So I'm sitting here praying for bedtime to roll around because trying to keep them from running, jumping, playing rough has been a nightmare. And she's more active than he is. The vet was pretty realistic that it was going to be tough keeping the two of them calm, but try my best. In fact, he made this face when I asked about restricting activities and ended with try to keep them calm the best I can. We've been doing a lot of training. Working on heel without the leash in the yard but they have so much pent up energy I feel so bad as I feel like I'm punishing them. Oh and tried the leash in the yard, no go on the bathroom.
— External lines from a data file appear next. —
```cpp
__global__ void __launch_bounds__(256)
k_pack_top_wide(TopBits B, WidePlanes P, uint32_t byte0, uint32_t npairs) {
    const uint32_t i = blockIdx.x * 256u + threadIdx.x;
    if (i >= npairs) return;
    const uint8_t* src = B.lm[blockIdx.y] + byte0 + (size_t)i * 32;
    const uint4 a = *reinterpret_cast<const uint4*>(src), b = *reinterpret_cast<const uint4*>(src + 16);
    *reinterpret_cast<uint2*>(B.bits[blockIdx.y] + (size_t)i * 8) = make_uint2(byte_bits32(a, b, 0), byte_bits32(a, b, 2));
    *reinterpret_cast<uint2*>(P.set1[blockIdx.y] + (size_t)i * 8) = make_uint2(byte_bits32(a, b, 1), 0u);
}

template <int kHi, int kWaves, int kInFlight>
__global__ void __launch_bounds__(256) __attribute__((amdgpu_waves_per_eu(kWaves, kWaves)))
k_coarse_wide(FrameBatch fb, TopBits B, WidePlanes P, LevelGeom lv, int level, int levels, const TemplEntry* __restrict__ entries, const int32_t* __restrict__ feat_off,
              const int32_t* __restrict__ work_pyramids, int num_work, float threshold, uint32_t cap, uint32_t byte0) {
    constexpr int kN = 4 + kHi, kS = kN + 3;
    __shared__ uint32_t s_tot[4];
    __shared__ unsigned long long s_base;
    const FrameSlot& F = fb.f[blockIdx.y];
    const int lane = threadIdx.x & 63;
    const int wave = __builtin_amdgcn_readfirstlane((int)(threadIdx.x >> 6));
    const CoarseHead h = coarse_head((int)blockIdx.x * 4 + wave, num_work, entries, feat_off, work_pyramids, lv, level, levels, threshold);
    const bool live = h.live;
    const int nfp = h.nfp, npos = h.npos, limit = h.limit;
    const int32_t* fo = h.fo;
    const BufRsrc bits0 = make_rsrc(B.bits[blockIdx.y]), bits1 = make_rsrc(P.set1[blockIdx.y]);
    for (int P0 = 0; P0 < npos; P0 += 2048) {
        const int pos0 = P0 + 32 * lane;
        uint32_t c1[kN], c2[kN], c4[kN];
#pragma unroll
        for (int k = 0; k < kN; ++k) { c1[k] = 0; c2[k] = 0; c4[k] = 0; }
        if (live && P0 < limit && nfp > 0 && pos0 < limit) {
            auto batch = [&](int f, uint32_t& e1, uint32_t& e2, uint32_t& e4) {
                uint32_t x1[8], x2[8], x4[8];
#pragma unroll
                for (int q = 0; q < 8; q += kInFlight) {
                    uint4 v[kInFlight], w[kInFlight];
                    uint32_t sh[kInFlight];
#pragma unroll
                    for (int u = 0; u < kInFlight; ++u) {
                        const uint32_t ob = (uint32_t)fo[f + q + u] - byte0 + (uint32_t)P0;
                        sh[u] = ob & 31u;
                        v[u] = ld_buf16(bits0, (uint32_t)lane * 8u, (ob >> 5) * 8u);
                        w[u] = ld_buf16(bits1, (uint32_t)lane * 8u, (ob >> 5) * 8u);
                    }
#pragma unroll
                    for (int u = 0; u < kInFlight; ++u) {
                        x1[q + u] = __builtin_amdgcn_alignbit(v[u].z, v[u].x, sh[u]);
                        x4[q + u] = __builtin_amdgcn_alignbit(v[u].w, v[u].y, sh[u]);
                        x2[q + u] = __builtin_amdgcn_alignbit(w[u].z, w[u].x, sh[u]);
                    }
                }
                e1 = add8(x1, c1[0], c1[1], c1[2]);
                e2 = add8(x2, c2[0], c2[1], c2[2]);
                e4 = add8(x4, c4[0], c4[1], c4[2]);
            };
            for (int f = 0; f < nfp; f += 16) {
                uint32_t a1, a2, a4;
                batch(f, a1, a2, a4);
                if (f + 8 < nfp) {
// ... 40 lines not shown
```

Baseline: 10.61 million.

Seems to work better walking around with treats in my hand as they follow me then and go.


----------



## Marzi (Sep 17, 2012)

Well I guess it is good that they feel fine.
My collie was impossible to keep calm - on lead she just did vertical take offs to my head hide and woofed at me...
Good luck with your two... if they were mine I'd take them out in the yard one on lead one off lead then when the off lead dog has done I'd swap them over, that way they can't go mad doodle dashing arounf after each other.


----------



## dmgalley (Aug 19, 2012)

I would be more concerned with her, unless she had a key hole, add the site is bigger and more apt to be an issue the first the days. At least you got then both over and done. In a week it will be behind you. 

Sent from my SGH-T989 using Tapatalk 2


----------



## dio.ren (Jan 18, 2013)

Glad they are ok. I can imagine it would be hard to keep them calm. I had trouble with Molly and her hyper spells bit she ended up ok. You have double trouble


----------